→ **What to do**: Print, exactly as they stand, the lines from the start of the listing to the line containing "differ_mask(d, dlo, dhi);", inclusive.
----- Material provided -----
constexpr int RR_RING = 12;
template <int ITEMS, bool HI, int I = 0>
struct RRRead {
    static __device__ __forceinline__ void run(uint32_t (&a)[ITEMS], uint32_t (&t)[RR_RING], uint32_t addr)
    {
        constexpr int D = RR_RING - 1;
        if constexpr (I < ITEMS) lds_ld16<I * WAVE * 2>(t[I % RR_RING], addr);
        if constexpr (I >= D) {
            constexpr int J = I - D;
            constexpr int newest = (I < ITEMS ? I : ITEMS - 1);
            lds_wait_le<newest - J>(t[J % RR_RING]);
            a[J] = __builtin_amdgcn_perm(t[J % RR_RING], a[J], HI ? 0x05040100u : 0x03020504u);
        }
        if constexpr (I + 1 < ITEMS + D) RRRead<ITEMS, HI, I + 1>::run(a, t, addr);
    }
};

template <int ITEMS, int V, int S0, int I = 0>
struct RRRankFinish {
    static __device__ __forceinline__ void run(uint32_t (&ir)[ITEMS], uint32_t (&key)[ITEMS], uint32_t (&rnk)[V], uint32_t (&base)[V])
    {
        lds_wait_le<2 * (V - 1 - I) + 1>(base[I]);
        ir[S0 + I] = (ir[S0 + I] & 0xFFFF0000u) | (base[I] + rnk[I]);
        opaque(ir[S0 + I]);
        opaque(key[S0 + I]);
        if constexpr (I + 1 < V) RRRankFinish<ITEMS, V, S0, I + 1>::run(ir, key, rnk, base);
    }
};

template <int ITEMS, int S0 = 0>
struct RRRank {
    static __device__ __forceinline__ void run(uint32_t (&ir)[ITEMS], uint32_t (&key)[ITEMS], int shift, int lane, uint32_t cb)
    {
        constexpr int V = (ITEMS - S0 < RR_G) ? (ITEMS - S0) : RR_G;
        static_assert(2 * V - 1 <= 15, "lgkmcnt counts to 15");
        uint32_t rnk[V], base[V];
#pragma unroll
        for (int g = 0; g < V; g++) {
            const uint32_t d = (key[S0 + g] >> shift) & 0xFFu;
            uint32_t dlo, dhi;
            differ_mask(d, dlo, dhi);
            rnk[g] = (uint32_t)lane - wave_prefix_count(dlo, dhi);
            const uint32_t ca = cb + (d << 2);
            asm volatile("ds_read_b32 %0, %1" : "=v"(base[g]) : "v"(ca) : "memory");
            if (rnk[g] == 0) {
                const uint32_t np = 64u - (uint32_t)(__popc(dlo) + __popc(dhi));
                asm volatile("ds_add_u32 %0, %1" ::"v"(ca), "v"(np) : "memory");
            }
        }
        RRRankFinish<ITEMS, V, S0>::run(ir, key, rnk, base);
        __builtin_amdgcn_sched_barrier(0);
        if constexpr (S0 + V < ITEMS) RRRank<ITEMS, S0 + V>::run(ir, key, shift, lane, cb);
    }
};

typedef int rr_i32x4 __attribute__((ext_vector_type(4)));
typedef long long rr_i64x2 __attribute__((ext_vector_type(2)));
constexpr int RR_GH = 8;
constexpr int RR_HW_BITS = 11;
constexpr int RR_WIDE_WORDS = 2048;
constexpr uint32_t RR_TWO_SPAN = (1u << 24) - 3u;
constexpr int RR_TWO_OUT = 256;
constexpr int RR_IMG_RUN = 8;
constexpr int RR_IMG_WL = 3072;
constexpr int RR_IMG_MAX_ITEMS = 98;
constexpr uint32_t RR_IMG_NAN_PADHI = 0xFF0u;
constexpr int RR_IMG_SET_WORDS = 2048;
template <int ITEMS, bool PEEL, int S = 0>
struct RRRankHW {
    static __device__ __forceinline__ void run(uint32_t (&ir)[ITEMS], uint32_t (&key)[ITEMS], uint32_t (&r)[RR_GH], uint32_t (&sh)[RR_GH],
                                               uint32_t (&grp)[RR_GH], uint32_t shift, uint32_t hshift, uint32_t wlo, uint32_t whi, uint32_t cb,
                                               int lane, bool peel)
    {
        constexpr int SLOT = S % RR_GH;
        uint32_t ca = 0, inc = 0, shv = 0, g = 0xFFFFFFFFu;
        uint64_t part = ~0ull;
        if constexpr (S < ITEMS) {
            const uint32_t w = __builtin_amdgcn_ubfe(key[S], shift, wlo);
            const uint32_t h = __builtin_amdgcn_ubfe(key[S], hshift, whi);
            ca = cb + (w << 2);
            if constexpr (PEEL) {
                shv = h << 4;
                inc = 1u << shv;
            } else {
                inc = __umul24(h, 0xFFFFu) + 1u;
                shv = __umul24(h, 0x0202u) + 0x07060100u;
            }
            if constexpr (PEEL) {
                if (peel) {
                    const uint32_t d = w | (h << 11);
                    const bool in = (d == (uint32_t)__builtin_amdgcn_readfirstlane((int)d));
                    const uint64_t m = __ballot(in);
                    if (in) g = wave_prefix_count(m);
                    if (lane == 0) inc = (uint32_t)__popcll(m) << shv;
                    part = ~m | 1ull;
                }
            }
        }
        if constexpr (S >= RR_GH) {
            constexpr int J = S - RR_GH;
            constexpr int younger = ((S < ITEMS ? S : ITEMS) - 1) - J;
            lds_wait_le<younger>(r[SLOT]);
            if constexpr (PEEL) {
                const uint32_t lead = (uint32_t)__builtin_amdgcn_readfirstlane((int)r[SLOT]);
                const uint32_t own = (grp[SLOT] != 0xFFFFFFFFu) ? lead : r[SLOT];
                const uint32_t rank = __builtin_amdgcn_ubfe(own, sh[SLOT], 16u) + (grp[SLOT] != 0xFFFFFFFFu ? grp[SLOT] : 0u);
                ir[J] = (ir[J] & 0xFFFF0000u) | rank;
            } else {
                ir[J] = __builtin_amdgcn_perm(ir[J], r[SLOT], sh[SLOT]);
            }
            opaque(ir[J]);
            opaque(key[J]);
        }
        if constexpr (S < ITEMS) {
            sh[SLOT] = shv;
            grp[SLOT] = g;
            if constexpr (PEEL) {
                uint64_t saved;
                r[SLOT] = 0;
                asm volatile("s_and_saveexec_b64 %0, %4\n\tds_add_rtn_u32 %1, %2, %3\n\ts_mov_b64 exec, %0"
                             : "=&s"(saved), "+v"(r[SLOT])
                             : "v"(ca), "v"(inc), "s"(part)
                             : "memory");
            } else {
                asm volatile("ds_add_rtn_u32 %0, %1, %2" : "=v"(r[SLOT]) : "v"(ca), "v"(inc) : "memory");
            }
        }
        __builtin_amdgcn_sched_barrier(0);
        if constexpr (S + 1 < ITEMS + RR_GH) RRRankHW<ITEMS, PEEL, S + 1>::run(ir, key, r, sh, grp, shift, hshift, wlo, whi, cb, lane, peel);
    }
};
-----
→ **Reply to the exercise**:
constexpr int RR_RING = 12;
template <int ITEMS, bool HI, int I = 0>
struct RRRead {
    static __device__ __forceinline__ void run(uint32_t (&a)[ITEMS], uint32_t (&t)[RR_RING], uint32_t addr)
    {
        constexpr int D = RR_RING - 1;
        if constexpr (I < ITEMS) lds_ld16<I * WAVE * 2>(t[I % RR_RING], addr);
        if constexpr (I >= D) {
            constexpr int J = I - D;
            constexpr int newest = (I < ITEMS ? I : ITEMS - 1);
            lds_wait_le<newest - J>(t[J % RR_RING]);
            a[J] = __builtin_amdgcn_perm(t[J % RR_RING], a[J], HI ? 0x05040100u : 0x03020504u);
        }
        if constexpr (I + 1 < ITEMS + D) RRRead<ITEMS, HI, I + 1>::run(a, t, addr);
    }
};

template <int ITEMS, int V, int S0, int I = 0>
struct RRRankFinish {
    static __device__ __forceinline__ void run(uint32_t (&ir)[ITEMS], uint32_t (&key)[ITEMS], uint32_t (&rnk)[V], uint32_t (&base)[V])
    {
        lds_wait_le<2 * (V - 1 - I) + 1>(base[I]);
        ir[S0 + I] = (ir[S0 + I] & 0xFFFF0000u) | (base[I] + rnk[I]);
        opaque(ir[S0 + I]);
        opaque(key[S0 + I]);
        if constexpr (I + 1 < V) RRRankFinish<ITEMS, V, S0, I + 1>::run(ir, key, rnk, base);
    }
};

template <int ITEMS, int S0 = 0>
struct RRRank {
    static __device__ __forceinline__ void run(uint32_t (&ir)[ITEMS], uint32_t (&key)[ITEMS], int shift, int lane, uint32_t cb)
    {
        constexpr int V = (ITEMS - S0 < RR_G) ? (ITEMS - S0) : RR_G;
        static_assert(2 * V - 1 <= 15, "lgkmcnt counts to 15");
        uint32_t rnk[V], base[V];
#pragma unroll
        for (int g = 0; g < V; g++) {
            const uint32_t d = (key[S0 + g] >> shift) & 0xFFu;
            uint32_t dlo, dhi;
            differ_mask(d, dlo, dhi);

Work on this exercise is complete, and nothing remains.